◆ **Aim of the task**:
From the entries below, copy each line in which the word "cmode" occurs.

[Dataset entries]
==============================

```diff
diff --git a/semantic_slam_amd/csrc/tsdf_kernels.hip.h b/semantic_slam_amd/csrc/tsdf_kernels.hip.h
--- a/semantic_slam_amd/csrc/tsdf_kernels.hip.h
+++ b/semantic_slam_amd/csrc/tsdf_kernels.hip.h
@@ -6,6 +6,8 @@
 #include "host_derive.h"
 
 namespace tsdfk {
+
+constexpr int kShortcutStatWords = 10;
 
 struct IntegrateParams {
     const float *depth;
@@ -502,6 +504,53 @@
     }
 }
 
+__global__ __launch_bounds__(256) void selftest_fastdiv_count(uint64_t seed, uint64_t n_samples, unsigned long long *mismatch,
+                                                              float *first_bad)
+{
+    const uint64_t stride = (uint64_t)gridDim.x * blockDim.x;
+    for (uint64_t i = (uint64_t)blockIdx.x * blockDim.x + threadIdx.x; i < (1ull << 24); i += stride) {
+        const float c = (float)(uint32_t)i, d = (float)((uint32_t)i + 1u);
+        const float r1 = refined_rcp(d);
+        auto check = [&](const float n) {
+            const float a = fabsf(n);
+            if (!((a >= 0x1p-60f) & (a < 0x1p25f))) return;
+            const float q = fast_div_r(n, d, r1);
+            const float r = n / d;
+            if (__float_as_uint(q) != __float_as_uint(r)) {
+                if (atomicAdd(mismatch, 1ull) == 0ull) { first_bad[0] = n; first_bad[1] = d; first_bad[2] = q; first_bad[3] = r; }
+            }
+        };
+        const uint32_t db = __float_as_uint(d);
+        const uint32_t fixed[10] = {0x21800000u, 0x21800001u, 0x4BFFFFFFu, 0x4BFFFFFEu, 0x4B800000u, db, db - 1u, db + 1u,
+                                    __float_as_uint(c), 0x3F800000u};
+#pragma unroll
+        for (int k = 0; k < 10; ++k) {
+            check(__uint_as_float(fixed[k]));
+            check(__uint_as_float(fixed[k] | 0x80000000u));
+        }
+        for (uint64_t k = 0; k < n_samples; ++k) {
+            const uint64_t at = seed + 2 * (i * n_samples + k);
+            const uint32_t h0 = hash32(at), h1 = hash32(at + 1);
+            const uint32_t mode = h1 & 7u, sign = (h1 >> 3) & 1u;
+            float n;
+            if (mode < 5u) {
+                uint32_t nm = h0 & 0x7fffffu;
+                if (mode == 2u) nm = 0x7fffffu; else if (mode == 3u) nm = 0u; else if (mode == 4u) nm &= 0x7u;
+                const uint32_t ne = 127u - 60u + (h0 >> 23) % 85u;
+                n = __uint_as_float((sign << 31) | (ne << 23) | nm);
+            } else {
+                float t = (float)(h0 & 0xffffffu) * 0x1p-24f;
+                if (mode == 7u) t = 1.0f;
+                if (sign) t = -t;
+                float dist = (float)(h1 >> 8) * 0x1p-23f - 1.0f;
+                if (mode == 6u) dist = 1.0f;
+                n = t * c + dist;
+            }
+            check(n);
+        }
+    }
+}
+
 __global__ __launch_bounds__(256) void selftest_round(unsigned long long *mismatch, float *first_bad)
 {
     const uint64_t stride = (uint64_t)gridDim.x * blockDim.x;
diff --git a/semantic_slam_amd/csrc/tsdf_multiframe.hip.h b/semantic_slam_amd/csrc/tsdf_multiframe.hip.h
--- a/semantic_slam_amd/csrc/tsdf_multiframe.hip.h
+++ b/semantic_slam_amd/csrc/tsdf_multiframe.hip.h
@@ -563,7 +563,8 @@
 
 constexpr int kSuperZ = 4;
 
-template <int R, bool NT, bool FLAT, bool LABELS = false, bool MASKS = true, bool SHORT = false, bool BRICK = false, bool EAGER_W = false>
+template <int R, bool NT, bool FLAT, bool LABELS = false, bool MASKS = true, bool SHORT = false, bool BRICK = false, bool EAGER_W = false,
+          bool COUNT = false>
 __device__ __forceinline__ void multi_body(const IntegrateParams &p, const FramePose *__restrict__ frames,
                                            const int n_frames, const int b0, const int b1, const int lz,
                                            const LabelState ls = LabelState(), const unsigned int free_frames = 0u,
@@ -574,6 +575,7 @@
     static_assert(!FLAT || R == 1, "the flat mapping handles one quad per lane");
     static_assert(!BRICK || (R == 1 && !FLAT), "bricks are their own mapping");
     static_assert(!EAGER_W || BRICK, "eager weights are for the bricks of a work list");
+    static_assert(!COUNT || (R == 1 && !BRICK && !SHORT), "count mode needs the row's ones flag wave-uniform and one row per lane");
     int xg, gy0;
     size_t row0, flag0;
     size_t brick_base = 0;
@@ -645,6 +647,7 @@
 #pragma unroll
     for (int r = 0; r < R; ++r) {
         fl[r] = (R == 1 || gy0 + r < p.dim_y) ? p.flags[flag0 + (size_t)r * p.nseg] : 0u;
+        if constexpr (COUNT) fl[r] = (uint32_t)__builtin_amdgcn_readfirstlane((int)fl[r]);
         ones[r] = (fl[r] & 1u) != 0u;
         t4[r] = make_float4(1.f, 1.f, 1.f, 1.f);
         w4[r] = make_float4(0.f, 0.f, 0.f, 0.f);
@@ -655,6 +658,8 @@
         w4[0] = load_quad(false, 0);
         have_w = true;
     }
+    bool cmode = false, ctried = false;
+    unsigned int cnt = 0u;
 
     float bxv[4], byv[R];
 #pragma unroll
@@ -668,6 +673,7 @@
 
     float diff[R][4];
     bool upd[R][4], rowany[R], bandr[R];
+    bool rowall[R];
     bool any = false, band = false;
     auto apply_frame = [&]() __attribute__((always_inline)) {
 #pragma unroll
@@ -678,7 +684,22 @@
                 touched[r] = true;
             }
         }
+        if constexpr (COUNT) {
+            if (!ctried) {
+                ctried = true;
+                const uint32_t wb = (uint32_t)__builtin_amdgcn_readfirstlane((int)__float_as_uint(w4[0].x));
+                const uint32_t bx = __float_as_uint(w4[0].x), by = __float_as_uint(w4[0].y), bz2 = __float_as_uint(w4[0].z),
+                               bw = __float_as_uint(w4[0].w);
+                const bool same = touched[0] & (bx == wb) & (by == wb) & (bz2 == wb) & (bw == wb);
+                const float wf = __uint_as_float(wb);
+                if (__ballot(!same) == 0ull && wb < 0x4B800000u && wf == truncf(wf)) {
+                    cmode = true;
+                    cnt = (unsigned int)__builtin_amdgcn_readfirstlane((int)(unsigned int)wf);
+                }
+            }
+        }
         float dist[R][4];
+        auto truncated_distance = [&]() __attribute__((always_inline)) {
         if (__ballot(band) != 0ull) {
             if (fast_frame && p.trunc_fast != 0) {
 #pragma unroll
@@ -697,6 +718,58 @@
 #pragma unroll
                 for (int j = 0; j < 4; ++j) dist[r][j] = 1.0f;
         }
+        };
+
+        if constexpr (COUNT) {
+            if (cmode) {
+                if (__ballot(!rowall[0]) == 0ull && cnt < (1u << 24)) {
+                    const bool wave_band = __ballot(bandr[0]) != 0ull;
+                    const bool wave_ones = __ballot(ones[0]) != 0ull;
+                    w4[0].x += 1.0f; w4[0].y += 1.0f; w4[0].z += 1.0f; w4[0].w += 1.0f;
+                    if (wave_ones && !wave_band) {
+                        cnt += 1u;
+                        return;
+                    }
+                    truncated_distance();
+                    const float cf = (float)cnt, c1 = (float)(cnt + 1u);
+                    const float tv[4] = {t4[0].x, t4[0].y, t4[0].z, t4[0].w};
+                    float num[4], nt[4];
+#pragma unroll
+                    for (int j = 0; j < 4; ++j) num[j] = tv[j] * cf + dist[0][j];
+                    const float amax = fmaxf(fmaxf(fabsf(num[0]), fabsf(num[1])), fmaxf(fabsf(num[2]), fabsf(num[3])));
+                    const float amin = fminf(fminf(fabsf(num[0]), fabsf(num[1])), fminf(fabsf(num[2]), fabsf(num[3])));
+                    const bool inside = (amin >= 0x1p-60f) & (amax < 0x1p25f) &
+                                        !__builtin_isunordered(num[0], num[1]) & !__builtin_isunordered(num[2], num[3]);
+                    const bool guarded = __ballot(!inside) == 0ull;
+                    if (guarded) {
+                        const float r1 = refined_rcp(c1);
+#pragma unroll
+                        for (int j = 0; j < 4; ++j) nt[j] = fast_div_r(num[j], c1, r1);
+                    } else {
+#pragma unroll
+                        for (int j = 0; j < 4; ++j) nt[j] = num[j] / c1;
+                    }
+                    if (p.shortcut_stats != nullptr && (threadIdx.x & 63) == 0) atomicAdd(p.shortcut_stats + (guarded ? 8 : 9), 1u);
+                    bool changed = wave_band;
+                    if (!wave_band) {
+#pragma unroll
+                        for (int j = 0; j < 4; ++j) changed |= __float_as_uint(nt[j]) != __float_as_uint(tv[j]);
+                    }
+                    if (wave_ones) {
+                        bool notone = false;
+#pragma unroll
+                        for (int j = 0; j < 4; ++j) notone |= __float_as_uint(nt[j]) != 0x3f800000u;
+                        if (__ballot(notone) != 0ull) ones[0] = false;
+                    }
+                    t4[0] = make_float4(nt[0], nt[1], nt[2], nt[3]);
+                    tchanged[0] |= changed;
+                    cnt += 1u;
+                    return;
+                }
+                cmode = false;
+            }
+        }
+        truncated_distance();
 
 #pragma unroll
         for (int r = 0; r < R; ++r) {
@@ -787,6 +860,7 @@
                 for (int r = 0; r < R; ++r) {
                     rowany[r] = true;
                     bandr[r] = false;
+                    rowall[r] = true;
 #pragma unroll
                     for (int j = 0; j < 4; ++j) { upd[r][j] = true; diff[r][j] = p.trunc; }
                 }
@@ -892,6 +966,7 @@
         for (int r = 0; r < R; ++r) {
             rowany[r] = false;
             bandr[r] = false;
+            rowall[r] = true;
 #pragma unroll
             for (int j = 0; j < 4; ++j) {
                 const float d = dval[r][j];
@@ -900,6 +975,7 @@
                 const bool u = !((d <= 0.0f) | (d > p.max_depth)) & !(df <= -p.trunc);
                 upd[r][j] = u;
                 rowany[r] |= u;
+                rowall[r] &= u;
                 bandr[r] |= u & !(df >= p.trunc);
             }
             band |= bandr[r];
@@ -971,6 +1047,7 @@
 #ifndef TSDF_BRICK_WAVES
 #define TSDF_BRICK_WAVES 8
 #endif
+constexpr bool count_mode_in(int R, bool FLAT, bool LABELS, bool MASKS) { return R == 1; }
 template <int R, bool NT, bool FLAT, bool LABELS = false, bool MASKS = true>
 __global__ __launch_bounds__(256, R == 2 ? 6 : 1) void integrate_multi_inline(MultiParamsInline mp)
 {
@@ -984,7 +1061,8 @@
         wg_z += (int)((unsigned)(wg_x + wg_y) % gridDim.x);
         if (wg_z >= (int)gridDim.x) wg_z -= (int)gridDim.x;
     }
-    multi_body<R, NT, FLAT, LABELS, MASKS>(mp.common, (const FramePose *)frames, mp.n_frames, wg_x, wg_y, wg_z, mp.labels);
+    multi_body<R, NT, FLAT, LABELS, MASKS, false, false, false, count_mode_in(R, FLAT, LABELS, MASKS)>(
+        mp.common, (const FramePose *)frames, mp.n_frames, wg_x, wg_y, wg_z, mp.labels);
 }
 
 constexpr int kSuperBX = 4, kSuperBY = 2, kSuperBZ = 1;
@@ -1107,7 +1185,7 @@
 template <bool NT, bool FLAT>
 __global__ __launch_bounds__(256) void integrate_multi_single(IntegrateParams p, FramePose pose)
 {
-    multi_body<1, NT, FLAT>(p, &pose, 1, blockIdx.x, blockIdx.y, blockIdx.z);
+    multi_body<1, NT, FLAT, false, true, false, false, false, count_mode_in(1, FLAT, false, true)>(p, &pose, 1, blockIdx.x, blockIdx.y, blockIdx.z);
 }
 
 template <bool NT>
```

==============================

◆ **Finished exercise**:
+    bool cmode = false, ctried = false;
+                    cmode = true;
+            if (cmode) {
+                cmode = false;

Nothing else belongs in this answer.